Go through the material below and copy each line where the word "char" appears.

*** Block opens ***

+__device__ __forceinline__ void bt7(const float (&d)[7], float (&t)[7]) {
+  t[0] = fmaf(-2.0f, d[5], fmaf(-4.0f, d[4], fmaf(2.5f, d[3], fmaf(5.0f, d[2], fmaf(-0.5f, d[1], -d[0])))));
+  t[1] = fmaf(-3.0f, d[4], fmaf(-1.75f, d[3], fmaf(0.75f, d[2], 0.5f * d[1]))) - d[5];
+  t[2] = fmaf(-3.0f, d[5], fmaf(-3.0f, d[4], fmaf(6.75f, d[3], fmaf(0.75f, d[2], -1.5f * d[1]))));
+  t[3] = fmaf(-1.5f, d[5], fmaf(-3.75f, d[4], fmaf(3.75f, d[2], 1.5f * d[1])));
+  t[4] = fmaf(-2.5f, d[5], fmaf(-3.75f, d[4], fmaf(5.0f, d[3], fmaf(3.75f, d[2], -2.5f * d[1]))));
+  t[5] = fmaf(-4.0f, d[5], fmaf(5.0f, d[3], -d[1]));
+  t[6] = fmaf(2.0f, d[5], fmaf(-1.25f, d[4], fmaf(-2.5f, d[3], fmaf(0.25f, d[2], 0.5f * d[1])))) + d[6];
+}
+__device__ __forceinline__ void at4x7(const float (&m)[7], float (&s)[4]) {
+  s[0] = m[0] + m[1] + m[2] + m[3] + m[4] + m[5];
+  s[1] = fmaf(-2.0f, m[5], fmaf(-0.5f, m[4], fmaf(0.5f, m[3], m[1] - m[2])));
+  s[2] = fmaf(4.0f, m[5], fmaf(0.25f, m[4], fmaf(0.25f, m[3], m[1] + m[2])));
+  s[3] = fmaf(-8.0f, m[5], fmaf(-0.125f, m[4], fmaf(0.125f, m[3], m[1] - m[2]))) + m[6];
+}
+__device__ __forceinline__ void btn(const float (&d)[8], float (&t)[8]) { bt8(d, t); }
+__device__ __forceinline__ void btn(const float (&d)[7], float (&t)[7]) { bt7(d, t); }
+__device__ __forceinline__ void atn(const float (&m)[8], float (&s)[5]) { at5x8(m, s); }
+__device__ __forceinline__ void atn(const float (&m)[7], float (&s)[4]) { at4x7(m, s); }
+
+constexpr int kDrop = 5;
+__host__ __device__ constexpr int wino7_point(int i, int N) { return N == 8 || i < kDrop ? i : i + 1; }
+__host__ __device__ constexpr int wino7_rank(int p) { return p - 1 - (p > kDrop ? 1 : 0); }
+
 struct Wino7Place { int base_ci, idx, kmul, slot; };
-__device__ __forceinline__ bool wino7_place(int p, int q, int pa, int pb, Wino7Place& o) {
+__device__ __forceinline__ bool wino7_uplace(int p, int q, int pa, int pb, Wino7Place& o) {
   if (p != 0 && q != 0) { o = Wino7Place{0, (p - 1) * 7 + (q - 1), 4, 2 * pa + pb}; return true; }
   if (p == 0 && q != 0) { o = Wino7Place{196, q - 1, 2, pb}; return pa == 1; }
   if (q == 0 && p != 0) { o = Wino7Place{210, p - 1, 2, pa}; return pb == 1; }
   o = Wino7Place{224, 0, 1, 0};
   return pa == 1 && pb == 1;
 }
-__device__ __forceinline__ int wino7_mindex(int p, int q) {
-  return p != 0 && q != 0 ? (p - 1) * 7 + (q - 1) : (p == 0 && q != 0 ? 49 + q - 1 : (q == 0 && p != 0 ? 56 + p - 1 : 63));
-}
+struct Wino7VPlace { int vbase, mbase, idx, kmul, ry, rx; };
+__host__ __device__ constexpr Wino7VPlace wino7_vplace(int p, int q) {
+  const bool dp = p == kDrop, dq = q == kDrop;
+  const int ry = dp ? 2 : 3, rx = dq ? 2 : 3;
+  if (p != 0 && q != 0) {
+    if (!dp && !dq) return Wino7VPlace{0, 0, wino7_rank(p) * 6 + wino7_rank(q), 4, ry, rx};
+    if (dp && dq) return Wino7VPlace{1833, 525, 0, 4, ry, rx};
+    return Wino7VPlace{1521, 441, dp ? wino7_rank(q) : 6 + wino7_rank(p), 4, ry, rx};
+  }
+  if (p == 0 && q != 0) return dq ? Wino7VPlace{1809, 513, 0, 2, ry, rx} : Wino7VPlace{1296, 324, wino7_rank(q), 2, ry, rx};
+  if (q == 0 && p != 0) return dp ? Wino7VPlace{1821, 519, 0, 2, ry, rx} : Wino7VPlace{1404, 378, wino7_rank(p), 2, ry, rx};
+  return Wino7VPlace{1512, 432, 0, 1, ry, rx};
+}
+static_assert(wino7_vplace(kDrop, kDrop).vbase + 16 == kWino7Units && wino7_vplace(kDrop, kDrop).mbase + 4 == kWino7Pairs, "V / M sizes");
+__device__ __forceinline__ bool wino7_slot(int p, int q, int pa, int pb, int& slot) {
+  if (p != 0 && q != 0) { slot = 2 * pa + pb; return true; }
+  if (p == 0 && q != 0) { slot = pb; return pa == 1; }
+  if (q == 0 && p != 0) { slot = pa; return pb == 1; }
+  slot = 0;
+  return pa == 1 && pb == 1;
+}
+}
+
+template <int NY, int NX>
+__device__ __forceinline__ void wino7_input_tile(const float* xi, int x_cs, unsigned c4, int pa, int pb, int ty, int tx, int img, int n_img,
+                                                 int Ci, float* __restrict__ V) {
+  const int oy = ty * 5, ox = tx * 5;
+  float t[NY][NX];
+#pragma unroll
+  for (int j = 0; j < NX; ++j) {
+    const int col = ox - 2 + j, cc = min(max(col, 0), 13);
+#pragma unroll
+    for (int i = 0; i < NY; ++i) {
+      const int row = oy - 2 + i, rr = min(max(row, 0), 13);
+      t[i][j] = *reinterpret_cast<const float*>(reinterpret_cast<const char*>(xi + (size_t)((2 * rr + pa) * 28 + 2 * cc + pb) * x_cs) + c4);
+    }
+  }
+#pragma unroll
+  for (int j = 0; j < NX; ++j) {
+    const int col = ox - 2 + j;
+    float d[NY];
+#pragma unroll
+    for (int i = 0; i < NY; ++i) {
+      const int row = oy - 2 + i;
+      d[i] = (unsigned)row < 14u && (unsigned)col < 14u ? t[i][j] : 0.f;
+    }
+    float tc[NY];
+    btn(d, tc);
+#pragma unroll
+    for (int i = 0; i < NY; ++i) t[i][j] = tc[i];
+  }
+#pragma unroll
+  for (int pi = 0; pi < NY; ++pi) {
+    float v[NX];
+    btn(t[pi], v);
+#pragma unroll
+    for (int qi = 0; qi < NX; ++qi) {
+      const int p = wino7_point(pi, NY), q = wino7_point(qi, NX);
+      const Wino7VPlace pl = wino7_vplace(p, q);
+      int slot;
+      if (wino7_slot(p, q, pa, pb, slot)) {
+        const size_t row = (size_t)pl.idx * n_img * (pl.ry * pl.rx) + (size_t)((img * pl.ry + ty) * pl.rx + tx);
+        __builtin_nontemporal_store(v[qi], reinterpret_cast<float*>(reinterpret_cast<char*>(V + ((size_t)pl.vbase * n_img + row * pl.kmul + slot) * Ci) + c4));
+      }
+    }
+  }
 }
 
 __global__ __launch_bounds__(256) void wino7_input_kernel(const float* __restrict__ x, int x_cs, int x_coff, int n_img, int Ci,
@@ -54,42 +141,14 @@
   const unsigned c = (unsigned)(r - ph * cw) * 64u + (threadIdx.x & 63u);
   if (c >= (unsigned)Ci) return;
   const unsigned c4 = c * 4u;
-  const int img = tile / kWino7Tiles, tt = tile - img * kWino7Tiles, oy = (tt / 3) * 5, ox = (tt % 3) * 5;
+  const int img = tile / kWino7Tiles, tt = tile - img * kWino7Tiles, ty = tt / 3, tx = tt - ty * 3;
   const float* xi = x + (size_t)img * 784 * x_cs + x_coff;
-  float t[8][8];
-#pragma unroll
-  for (int j = 0; j < 8; ++j) {
-    const int col = ox - 2 + j, cc = min(max(col, 0), 13);
-#pragma unroll
-    for (int i = 0; i < 8; ++i) {
-      const int row = oy - 2 + i, rr = min(max(row, 0), 13);
-      t[i][j] = *reinterpret_cast<const float*>(reinterpret_cast<const char*>(xi + (size_t)((2 * rr + pa) * 28 + 2 * cc + pb) * x_cs) + c4);
-    }
-  }
-#pragma unroll
-  for (int j = 0; j < 8; ++j) {
-    const int col = ox - 2 + j;
-    float d[8];
-#pragma unroll
-    for (int i = 0; i < 8; ++i) {
-      const int row = oy - 2 + i;
-      d[i] = (unsigned)row < 14u && (unsigned)col < 14u ? t[i][j] : 0.f;
-    }
-    float tc[8];
-    bt8(d, tc);
-#pragma unroll
-    for (int i = 0; i < 8; ++i) t[i][j] = tc[i];
-  }
-#pragma unroll
-  for (int p = 0; p < 8; ++p) {
-    float v[8];
-    bt8(t[p], v);
-#pragma unroll
-    for (int q = 0; q < 8; ++q) {
-      Wino7Place pl;
-      if (wino7_place(p, q, pa, pb, pl))
-        __builtin_nontemporal_store(v[q], reinterpret_cast<float*>(reinterpret_cast<char*>(V + ((size_t)pl.base_ci * T + ((size_t)pl.idx * T + tile) * pl.kmul + pl.slot) * Ci) + c4));
-    }
+  if (ty < 2) {
+    if (tx < 2) wino7_input_tile<8, 8>(xi, x_cs, c4, pa, pb, ty, tx, img, n_img, Ci, V);
+    else wino7_input_tile<8, 7>(xi, x_cs, c4, pa, pb, ty, tx, img, n_img, Ci, V);
+  } else {
+    if (tx < 2) wino7_input_tile<7, 8>(xi, x_cs, c4, pa, pb, ty, tx, img, n_img, Ci, V);
+    else wino7_input_tile<7, 7>(xi, x_cs, c4, pa, pb, ty, tx, img, n_img, Ci, V);
   }
 }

*** Block closes ***

# [Result]
+      t[i][j] = *reinterpret_cast<const float*>(reinterpret_cast<const char*>(xi + (size_t)((2 * rr + pa) * 28 + 2 * cc + pb) * x_cs) + c4);
+        __builtin_nontemporal_store(v[qi], reinterpret_cast<float*>(reinterpret_cast<char*>(V + ((size_t)pl.vbase * n_img + row * pl.kmul + slot) * Ci) + c4));
-      t[i][j] = *reinterpret_cast<const float*>(reinterpret_cast<const char*>(xi + (size_t)((2 * rr + pa) * 28 + 2 * cc + pb) * x_cs) + c4);
-        __builtin_nontemporal_store(v[q], reinterpret_cast<float*>(reinterpret_cast<char*>(V + ((size_t)pl.base_ci * T + ((size_t)pl.idx * T + tile) * pl.kmul + pl.slot) * Ci) + c4));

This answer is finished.